# I know how to tell gender feral cats now



## nabisho (Nov 18, 2004)

all you have to do is wait and if this happens you got a male and a female. Time to do a little cat trapping and off to the vet for fixing.

NAB 

Cute little guys.


----------



## spirit wings (Mar 29, 2008)

and that calico shoud be the first one to get "fixed"...you know for sure she is a female.....all of them are very cute....how I got my sweet kitty is she showed up at my house and had 5 kittens....found homes for all of them and she was spayed and has been with till now, I just loooove her


----------



## Skyeking (Jan 17, 2003)

Thank you for sharing, and most important for your intervention. They are so cute!


----------



## TerriB (Nov 16, 2003)

What lucky, adorable felines!!!


----------



## maryjane (Jul 15, 2006)

What cuties!
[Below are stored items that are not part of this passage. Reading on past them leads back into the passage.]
__global__ __launch_bounds__(256) void k_s1_hub(nct_s1_graph G, const double* __restrict__ v ) {
    const int nseg = hi32(G.starts[G.n]);
    const int lane = threadIdx.x & 63;
    for (int sg = blockIdx.x * 4 + (threadIdx.x >> 6); sg < nseg; sg += gridDim.x * 4) {
        const int t = G.seg_tgt[sg];
        const int e = G.seg_e0[sg] + lane;
        const bool in = e < G.rev_start[t + 1];
        double term[6], vt[6], vj[6];
        int j = t; double wt = 0.0;
        if (in) { j = G.rev_src[e]; wt = G.rev_w[e]; }
        ld6(v, (size_t)t, vt); ld6(v, (size_t)j, vj);
#pragma unroll
        for (int c = 0; c < 6; ++c) { const double d = wt * (vt[c] - vj[c]); term[c] = in ? d : 0.0; }
#pragma unroll
        for (int off = 32; off >= 1; off >>= 1)
#pragma unroll
            for (int c = 0; c < 6; ++c) term[c] += __shfl_xor(term[c], off);
        if (lane == 0) {
#pragma unroll
            for (int c = 0; c < 6; ++c) G.hub_part[(size_t)sg * 6 + c] = term[c];
        }
    }
}

__global__ __launch_bounds__(256) void k_s1_hub2(nct_s1_graph G) {
    const int nsup = G.sup_start[G.n];
    const int lane = threadIdx.x & 63;
    for (int sb = blockIdx.x * 4 + (threadIdx.x >> 6); sb < nsup; sb += gridDim.x * 4) {
        const int b0 = G.sup_b0[sb];
        const int t = G.seg_tgt[b0];
        const int bend = min(b0 + S1_SEG, hi32(G.starts[t + 1]));
        double term[6];
        const bool in = b0 + lane < bend;
        if (in) ld6(G.hub_part, (size_t)(b0 + lane), term);
#pragma unroll
        for (int c = 0; c < 6; ++c) term[c] = in ? term[c] : 0.0;
#pragma unroll
        for (int off = 32; off >= 1; off >>= 1)
#pragma unroll
            for (int c = 0; c < 6; ++c) term[c] += __shfl_xor(term[c], off);
        if (lane == 0) st6(G.sup_part, (size_t)sb, term);
    }
}

#ifndef NCT_S1_CHUNK
#define NCT_S1_CHUNK 1024
#endif
constexpr int S1_CHUNK = NCT_S1_CHUNK;
template <bool COOP>
__device__ __forceinline__ void s1_op(const S1Sys& S, const double* __restrict__ p, int i, bool live, double (&a)[3], double (&b)[3], double (&ya)[3], double (&yb)[3], int lb = -1) {
    const int w = S.w, h = S.h;
    int e0 = 0, e1 = 0, h0 = 0, h1 = 0;
#pragma unroll
    for (int c = 0; c < 3; ++c) { a[c] = 0.0; b[c] = 0.0; ya[c] = 0.0; yb[c] = 0.0; }
    if (live) {
        const int y = i / w, x = i - y * w;
        { double own[6]; ld6(p, (size_t)i, own);
#pragma unroll
          for (int c = 0; c < 3; ++c) { a[c] = own[c]; b[c] = own[3 + c]; } }
#pragma unroll
        for (int c = 0; c < 3; ++c) {
            ya[c] = S.daa[(size_t)i * 3 + c] * a[c] + S.dab[(size_t)i * 3 + c] * b[c];
            yb[c] = S.dab[(size_t)i * 3 + c] * a[c] + S.dbb[(size_t)i * 3 + c] * b[c];
        }
        auto edge = [&](int j, double wt) {
            double q[6]; ld6(p, (size_t)j, q);
#pragma unroll
            for (int c = 0; c < 3; ++c) { ya[c] += wt * (a[c] - q[c]); yb[c] += wt * (b[c] - q[3 + c]); }
        };
        {
            const bool ex[4] = {x + 1 < w, x > 0, y + 1 < h, y > 0};
            const int nj[4] = {ex[0] ? i + 1 : i, ex[1] ? i - 1 : i, ex[2] ? i + w : i, ex[3] ? i - w : i};
            const double g4[4] = {S.gx[i], S.gx[ex[1] ? i - 1 : i], S.gy[i], S.gy[ex[3] ? i - w : i]};
            double q4[4][6];
#pragma unroll
            for (int u = 0; u < 4; ++u) ld6(p, (size_t)nj[u], q4[u]);
#pragma unroll
            for (int u = 0; u < 4; ++u)
                if (ex[u]) {
                    const double wt = 2.0 * (g4[u] * g4[u]);
#pragma unroll
                    for (int c = 0; c < 3; ++c) { ya[c] += wt * (a[c] - q4[u][c]); yb[c] += wt * (b[c] - q4[u][3 + c]); }
                }
        }
#pragma unroll
        for (int k = 0; k < 8; ++k) edge(S.knn_id[(size_t)i * 8 + k], S.g.iw2[(size_t)i * 8 + k]);
        const unsigned long long s0 = S.g.starts[i], s1 = S.g.starts[i + 1];
        e0 = lo32(s0); e1 = lo32(s1); h0 = hi32(s0); h1 = hi32(s1);
    }
    if constexpr (!COOP) {
        if (live) {
            int e = e0;
            for (; e + 4 <= e1; e += 4) {
                int j[4]; double wt[4], pv[4][6];
#pragma unroll
                for (int u = 0; u < 4; ++u) { j[u] = S.g.c_src[e + u]; wt[u] = S.g.c_w[e + u]; }
#pragma unroll
                for (int u = 0; u < 4; ++u) ld6(p, (size_t)j[u], pv[u]);
#pragma unroll
                for (int u = 0; u < 4; ++u)
#pragma unroll
                    for (int c = 0; c < 3; ++c) { ya[c] += wt[u] * (a[c] - pv[u][c]); yb[c] += wt[u] * (b[c] - pv[u][3 + c]); }
            }
            for (; e < e1; ++e) {
                const int j = S.g.c_src[e]; const double wt = S.g.c_w[e];
                double q[6]; ld6(p, (size_t)j, q);
#pragma unroll
                for (int c = 0; c < 3; ++c) { ya[c] += wt * (a[c] - q[c]); yb[c] += wt * (b[c] - q[3 + c]); }
            }
        }
    } else {
        __shared__ double s_pv[6 * S1_CHUNK];
        __shared__ double s_wt[S1_CHUNK];
        const int i0 = (lb >= 0 ? lb : (int)blockIdx.x) * 256, i1 = min(i0 + 256, S.n);
        const int E0 = lo32(S.g.starts[i0]), E1 = lo32(S.g.starts[i1]);
        for (int base = E0; base < E1; base += S1_CHUNK) {
            const int cnt = min(S1_CHUNK, E1 - base);
            for (int t = threadIdx.x; t < cnt; t += 256) {
                const int j = S.g.c_src[base + t];
                s_wt[t] = S.g.c_w[base + t];
                double q[6]; ld6(p, (size_t)j, q);
#pragma unroll
                for (int c = 0; c < 6; ++c) s_pv[c * S1_CHUNK + t] = q[c];
            }
            __syncthreads();
            const int lo = max(e0, base) - base, hi = min(e1, base + cnt) - base;
            for (int t = lo; t < hi; ++t) {
                const double wt = s_wt[t];
#pragma unroll
                for (int c = 0; c < 3; ++c) { ya[c] += wt * (a[c] - s_pv[c * S1_CHUNK + t]); yb[c] += wt * (b[c] - s_pv[(3 + c) * S1_CHUNK + t]); }
            }
            __syncthreads();
        }
    }
    bool sup = false;
    if (h1 - h0 > S1_SEG) { h0 = S.g.sup_start[i]; h1 = S.g.sup_start[i + 1]; sup = true; }
    const double* __restrict__ part = sup ? S.g.sup_part : S.g.hub_part;
    for (int sg = h0; sg < h1; ++sg) {
        double q[6]; ld6(part, (size_t)sg, q);
#pragma unroll
        for (int c = 0; c < 3; ++c) { ya[c] += q[c]; yb[c] += q[3 + c]; }
    }
}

We have always done trapping/altering/rehoming at my dad's shop since it is a big warehouse full of old car parts and stuff. The feral cats LOVE it. We got lucky this year, the first litter just showed up last week! Apparently there is a new mommy cat who moved in recently. Five little gray kittens are scampering all around, some with stripes. Luckily I know a good rescue group who offered to help with fixing them and finding them homes. Nice that mommy cat chose to have them when it's NOT kitten season. . .for once!! Makes it a lot easier to find homes for them.


----------